For epifluorescent widefield imaging, a fluorescent lamp (Lumencor Sola SE II) was used as a light source. dSTORM imaging was performed in total internal reflection fluorescence (TIRF) or highly inclined and laminated sheet microscopy (HiLo) mode with continuous 647-nm laser illumination (full power). For dSTORM, Nikon Normal STORM cube was used. Frame size was 128 × 128 pixels and image depth was 16-bit. For each dSTORM image, 20,000 frames were acquired at 33 Hz.

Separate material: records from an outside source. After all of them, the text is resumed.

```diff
@@ -61,7 +63,7 @@
     const f16x8 al = ah;
 #else
     const f16x8 ah = *reinterpret_cast<const f16x8 *>(A + (rr + dy) * kC3RS * 32);
-    const f16x8 al = *reinterpret_cast<const f16x8 *>(A + (rr + dy) * kC3RS * 32 + kC3Plane);
+    const f16x8 al = *reinterpret_cast<const f16x8 *>(A + (rr + dy) * kC3RS * 32 + PLANE);
 #endif
 #pragma unroll
     for (int j = 0; j < 2; ++j) {
@@ -556,7 +558,33 @@
 };
 
 template <int COUT>
-__global__ __launch_bounds__(256, 2) void upconv2x_f16x3_kernel(const Upconv2Params pp) {
+__device__ __forceinline__ void upconv_epilogue(const Conv3Params &p, long b, int row0, int x0, int nb, int pa, int pb,
+                                                const f32x16 (&acc)[4][2], unsigned char *sA, int64_t *red, int wave, int wn) {
+  constexpr int cout = COUT;
+  const int lane = __lane_id(), tid = wave * 64 + lane;
+  const int n = wn * 64 + 4 * (lane & 15);
+  f32x4 bias4 = {0.f, 0.f, 0.f, 0.f};
+  if (p.bias) {
+#pragma unroll
+    for (int e = 0; e < 4; ++e) bias4[e] = p.bias[nb * 128 + n + e];
+  }
+  float *stage = reinterpret_cast<float *>(sA + wave * kEpiWaveBytes);
+  const long W2 = 2L * p.W;
+  const long o = ((b * 2L * p.H + 2 * row0 + pa) * W2 + 2 * (x0 + (lane >> 4)) + pb) * cout + nb * 128 + n;
+  StatPartial sp;
+  if (!p.stats) {
+    epi_store<1, false>(acc, stage, lane, p.y, nullptr, o, 2 * W2 * cout, 8 * cout, p.mscale, bias4, sp);
+    return;
+  }
+  epi_store<1, true>(acc, stage, lane, p.y, nullptr, o, 2 * W2 * cout, 8 * cout, p.mscale, bias4, sp);
+  stat_partial_flush(red + kStatWords * (n / p.cpg), sp);
+  __syncthreads();
+  const int gpb = 128 / p.cpg, groups = cout / p.cpg;
+  if (tid < kStatWords * gpb) stat_flush_word(p.stats + kStatWords * (b * groups + nb * gpb) + tid, red[tid]);
+}
+
+template <int COUT>
+__device__ __forceinline__ void upconv2x_one_phase(const Upconv2Params &pp) {
   typedef _Float16 f16x4 __attribute__((ext_vector_type(4)));
   Conv3Params p = pp.c;
   __shared__ __attribute__((aligned(16))) unsigned char sA[2 * kC3Buf];
@@ -649,26 +677,116 @@
     if (more) commit((chunk + 1) & 1);
     __syncthreads();
   }
-  constexpr int cout = COUT;
-  const int n = wn * 64 + 4 * (lane & 15);
-  f32x4 bias4 = {0.f, 0.f, 0.f, 0.f};
-  if (p.bias) {
-#pragma unroll
-    for (int e = 0; e < 4; ++e) bias4[e] = p.bias[t.nb * 128 + n + e];
-  }
-  float *stage = reinterpret_cast<float *>(sA + wave * kEpiWaveBytes);
-  const long W2 = 2L * W;
-  const long o = ((t.b * 2L * H + 2 * (t.y0 + 4 * wm) + pa) * W2 + 2 * (t.x0 + (lane >> 4)) + pb) * cout + t.nb * 128 + n;
-  StatPartial sp;
-  if (!p.stats) {
-    epi_store<1, false>(acc, stage, lane, p.y, nullptr, o, 2 * W2 * cout, 8 * cout, p.mscale, bias4, sp);
-    return;
-  }
-  epi_store<1, true>(acc, stage, lane, p.y, nullptr, o, 2 * W2 * cout, 8 * cout, p.mscale, bias4, sp);
-  stat_partial_flush(red + kStatWords * (n / p.cpg), sp);
+  upconv_epilogue<COUT>(p, t.b, t.y0 + 4 * wm, t.x0, t.nb, pa, pb, acc, sA, red, wave, wn);
+}
+
+constexpr int kU4PH = 5, kU4PW = kC3TW + 2, kU4Pix = kU4PH * kU4PW;
+constexpr int kU4Plane = kU4PH * kC3RS * 32;
+constexpr int kU4Buf = 2 * kU4Plane;
+constexpr int kU4NP = (kU4Pix * 4 + 255) / 256;
+constexpr int kU4LDS = 2 * kU4Buf > 4 * kEpiWaveBytes ? 2 * kU4Buf : 4 * kEpiWaveBytes;
+
+template <int COUT>
+__device__ __forceinline__ void upconv2x_two_phase(const Upconv2Params &pp) {
+  typedef _Float16 f16x4 __attribute__((ext_vector_type(4)));
+  static_assert(kU4NP == 3, "one conversion after each of taps 1, 2, 3");
+  Conv3Params p = pp.c;
+  __shared__ __attribute__((aligned(16))) unsigned char sA[kU4LDS];
+  __shared__ int64_t red[kStatWords * 32];
+  const int tid = threadIdx.x, lane = tid & 63, wave = __builtin_amdgcn_readfirstlane(tid >> 6);
+  const int c = lane & 31, h = lane >> 5, pb = wave >> 1, wn = wave & 1;
+  UpconvTile t;
+  if (!upconv_tile4((long)blockIdx.x, p.nnb, p.tiles_x, p.tiles_y, p.ntiles, p.tiles_per_xcd, t)) return;
+  const int pa = t.pa, y0 = 4 * t.ty, x0 = kC3TW * t.tx;
+  red[tid] = 0;
+  const float scale = pp.scales_dev ? pp.scales_dev[0] : pp.scale;
+  if (pp.scales_dev) p.mscale = pp.scales_dev[1];
+  const int cin = pp.cin, nch = p.nch, H = p.H, W = p.W;
+  const int w = tid & 3, qs = tid >> 2;
+  const float *xb = pp.x + t.b * (long)H * W * cin + 4 * w;
+  int goff[kU4NP], loff[kU4NP];
+  unsigned inb = 0;
+#pragma unroll
+  for (int i = 0; i < kU4NP; ++i) {
+    const int q = qs + 64 * i;
+    const int qq = q < kU4Pix ? q : kU4Pix - 1;
+    const int R = qq / kU4PW, X = qq % kU4PW;
+    const int gy = y0 + R + pa - 1, gx = x0 + X - 1;
+    const bool in = gy >= 0 && gy < H && gx >= 0 && gx < W;
+    const int cy = gy < 0 ? 0 : (gy >= H ? H - 1 : gy), cx = gx < 0 ? 0 : (gx >= W ? W - 1 : gx);
+    goff[i] = (cy * W + cx) * cin;
+    loff[i] = q < kU4Pix ? conv3_lds_off(R, X, w >> 1) + 8 * (w & 1) : -1;
+    inb |= (unsigned)(in ? 1 : 0) << i;
+  }
+  f32x4 st[kU4NP];
+  auto issue = [&](int chunk) {
+#pragma unroll
+    for (int i = 0; i < kU4NP; ++i) st[i] = *reinterpret_cast<const f32x4 *>(xb + goff[i] + chunk * 16);
+  };
+  auto convert = [&](int i, int buf) {
+    if (loff[i] < 0) return;
+    const f32x4 v = st[i] * (((inb >> i) & 1) ? scale : 0.f);
+    f16x4 hi, lo;
+#pragma unroll
+    for (int e = 0; e < 4; ++e) {
+      hi[e] = (_Float16)v[e];
+      lo[e] = (_Float16)(v[e] - (float)hi[e]);
+    }
+    unsigned char *d = sA + buf * kU4Buf + loff[i];
+    *reinterpret_cast<f16x4 *>(d) = hi;
+    *reinterpret_cast<f16x4 *>(d + kU4Plane) = lo;
+  };
+  f32x16 acc[4][2];
+  GQ_C3_ZERO_ACC(acc);
+  int aoff[2];
+#pragma unroll
+  for (int v = 0; v < 2; ++v) aoff[v] = conv3_lds_off(0, c + pb + v, h);
+  const long wstep = (long)p.nnb * (512 * 16);
+  const int nks = 4 * nch;
+  const unsigned char *wbase = reinterpret_cast<const unsigned char *>(p.Wf) + (long)(2 * pa + pb) * nks * wstep +
+                               (4 * t.nb + 2 * wn) * 128 * 16;
+  const int wl = lane * 16;
+  f16x8 b0[4], b1[4], b2[4];
+  auto load_b = [&](int ks, f16x8 (&dst)[4]) {
+    const unsigned char *s = wbase + (long)(ks < nks ? ks : nks - 1) * wstep;
+#pragma unroll
+    for (int k = 0; k < 4; ++k) dst[k] = *reinterpret_cast<const f16x8 *>(s + k * 1024 + wl);
+  };
+  load_b(0, b0);
+  load_b(1, b1);
+  issue(0);
+#pragma unroll
+  for (int i = 0; i < kU4NP; ++i) convert(i, 0);
   __syncthreads();
-  const int gpb = 128 / p.cpg, groups = cout / p.cpg;
-  if (tid < kStatWords * gpb) stat_flush_word(p.stats + kStatWords * (t.b * groups + t.nb * gpb) + tid, red[tid]);
+  int ks = 0;
+  for (int chunk = 0; chunk < nch; ++chunk) {
+    const bool more = chunk + 1 < nch;
+    const unsigned char *A = sA + (chunk & 1) * kU4Buf;
+    const int nbuf = (chunk + 1) & 1;
+#pragma unroll
+    for (int ti = 0; ti < 4; ++ti) {
+      load_b(ks + 2, b2);
+      conv3_tap<kU4Plane>(A + aoff[ti & 1], ti >> 1, b0, acc);
+#pragma unroll
+      for (int k = 0; k < 4; ++k) {
+        b0[k] = b1[k];
+        b1[k] = b2[k];
+      }
+      ++ks;
+      if (ti == 0) issue(more ? chunk + 1 : chunk);
+      else if (more) convert(ti - 1, nbuf);
+      __builtin_amdgcn_sched_barrier(0);
+    }
+    __syncthreads();
+  }
+  upconv_epilogue<COUT>(p, t.b, y0, x0, t.nb, pa, pb, acc, sA, red, wave, wn);
+}
+
+template <int COUT, int TH>
+__global__ __launch_bounds__(256, 2) void upconv2x_f16x3_kernel(const Upconv2Params pp) {
+  static_assert(TH == 8 || TH == 4, "low-resolution rows per block");
+  if constexpr (TH == 8) upconv2x_one_phase<COUT>(pp);
+  else upconv2x_two_phase<COUT>(pp);
 }
 
 template <int SILU, int COUT>
diff --git a/vq-vae-from-gaussian-vae_amd/csrc/gq_upconv_tile.h b/vq-vae-from-gaussian-vae_amd/csrc/gq_upconv_tile.h
--- /dev/null
+++ b/vq-vae-from-gaussian-vae_amd/csrc/gq_upconv_tile.h
@@ -0,0 +1,32 @@
+#pragma once
+
+#if defined(__HIPCC__)
+#define GQ_UPT_FN __host__ __device__ __forceinline__
+#else
+#define GQ_UPT_FN inline
+#endif
+
+namespace gqhip {
+
+struct UpconvTile {
+  long b;
+  int ty, tx;
+  int nb, pa;
+};
+
+GQ_UPT_FN bool upconv_tile4(long vb, int nnb, int tiles_x, int tiles_y, long ntiles, long tiles_per_xcd, UpconvTile &t) {
+  const long k = vb >> 3;
+  const long per_tile = 2L * nnb;
+  const int r = (int)(k % per_tile);
+  const long tile = (vb & 7) * tiles_per_xcd + k / per_tile;
+  if (tile >= ntiles) return false;
+  t.nb = r % nnb;
+  t.pa = r / nnb;
+  t.tx = (int)(tile % tiles_x);
+  const long t2 = tile / tiles_x;
+  t.ty = (int)(t2 % tiles_y);
+  t.b = t2 / tiles_y;
+  return true;
+}
+
+}
diff --git a/vq-vae-from-gaussian-vae_amd/csrc/gqhip_unet.hip b/vq-vae-from-gaussian-vae_amd/csrc/gqhip_unet.hip
--- a/vq-vae-from-gaussian-vae_amd/csrc/gqhip_unet.hip
+++ b/vq-vae-from-gaussian-vae_amd/csrc/gqhip_unet.hip
@@ -462,6 +462,11 @@
   return check_launch();
 }
 
+static int upconv_tile_rows() {
+  const char *knob = getenv("GQHIP_UPCONV_TILE");
+  return knob && !strcmp(knob, "8") ? 8 : 4;
+}
+
 int upconv2x_f16x3(const float *x, const void *Wf, const float *scales_dev_or_null, float scale, float mscale,
                    const float *bias_or_null, float *y, int64_t *stats_out_or_null, int64_t B, int64_t H, int64_t W,
                    int64_t Cin, int64_t Cout, int64_t groups_out, void *stream) {
@@ -471,6 +476,8 @@
   if (stats_out_or_null && !conv3_groups_ok(Cout, groups_out)) return GQHIP_ERR_INVALID_ARG;
   if (B == 0) return GQHIP_OK;
   if (!x || !Wf || !y) return GQHIP_ERR_INVALID_ARG;
+  const int rows = upconv_tile_rows();
+  if (rows == 4 && B * (H / 4) * (W / kC3TW) > (0x7fffffffL - 8) / 16) return GQHIP_ERR_INVALID_ARG;
   hipStream_t st = static_cast<hipStream_t>(stream);
   if (stats_out_or_null && stats_zero(stats_out_or_null, sizeof(int64_t) * kStatWords * B * groups_out, st) != hipSuccess)
     return check_launch();
@@ -478,10 +485,23 @@
   Conv3Params &cp = gp.c;
   conv3_fill(cp, Wf, bias_or_null, nullptr, y, stats_out_or_null, B, H, W, Cin, Cout, groups_out, mscale);
   gp.x = x; gp.scales_dev = scales_dev_or_null; gp.scale = scale; gp.cin = (int)Cin;
-  const dim3 grid((unsigned)(8 * cp.tiles_per_xcd * cp.nnb), 4);
-  if (Cout == 128) hipLaunchKernelGGL(upconv2x_f16x3_kernel<128>, grid, dim3(256), 0, st, gp);
-  else if (Cout == 256) hipLaunchKernelGGL(upconv2x_f16x3_kernel<256>, grid, dim3(256), 0, st, gp);
-  else hipLaunchKernelGGL(upconv2x_f16x3_kernel<512>, grid, dim3(256), 0, st, gp);
+#define GQ_UP_LAUNCH(TH)                                                                                    \
+  do {                                                                                                      \
+    if (Cout == 128) hipLaunchKernelGGL((upconv2x_f16x3_kernel<128, TH>), grid, dim3(256), 0, st, gp);      \
+    else if (Cout == 256) hipLaunchKernelGGL((upconv2x_f16x3_kernel<256, TH>), grid, dim3(256), 0, st, gp); \
+    else hipLaunchKernelGGL((upconv2x_f16x3_kernel<512, TH>), grid, dim3(256), 0, st, gp);                  \
+  } while (0)
+  if (rows == 4) {
+    cp.tiles_y = (int)(H / 4);
+    cp.ntiles = (long)B * cp.tiles_x * cp.tiles_y;
+    cp.tiles_per_xcd = (cp.ntiles + 7) / 8;
+    const dim3 grid((unsigned)(8 * cp.tiles_per_xcd * 2 * cp.nnb));
+    GQ_UP_LAUNCH(4);
+  } else {
+    const dim3 grid((unsigned)(8 * cp.tiles_per_xcd * cp.nnb), 4);
+    GQ_UP_LAUNCH(8);
+  }
+#undef GQ_UP_LAUNCH
   return check_launch();
 }
 
```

Image processing was performed with NIS-Elements AR software. Molecule identification settings were set to defaults for dSTORM analysis: minimum width = 200 nm, maximum width = 400 nm, initial fit width = 300 nm, max axial ratio = 1.3, and max displacement = 1. The minimum height for peak detection was set to 1000, and localization analysis was performed with overlapping peaks algorithm. dSTORM images were reconstructed with Gaussian rendering size of 10 nm in NIS Elements AR. Brightness and contrast were adjusted from 0 to 100 with Gaussian rendering intensity. Final dSTORM images were then exported as TIFF images. dSTORM images were further analyzed with the Matlab-based open-source software SMLM image filament network extractor (SIFNE), keeping the parameters constant across experiments36. Otsu’s threshold was used to extract the binarized image, and filaments shorter than 0.2 μm were excluded from analysis.

Statistical analysis

Prism 8 (GraphPad Software, San Diego, CA, USA) was used to analyze the data. Statistical testing involved two-tailed Student’s t-test, multiple t-test, one-way ANOVA, two-way ANOVA, followed by Bonferroni multiple comparison test or Kopalmogorov–Smirnov test, as indicated. Data are expressed as mean ± SEM. The significance level was set at P < 0.05.

Reporting summary

Further information on research design is available in the Nature Research Reporting Summary linked to this article.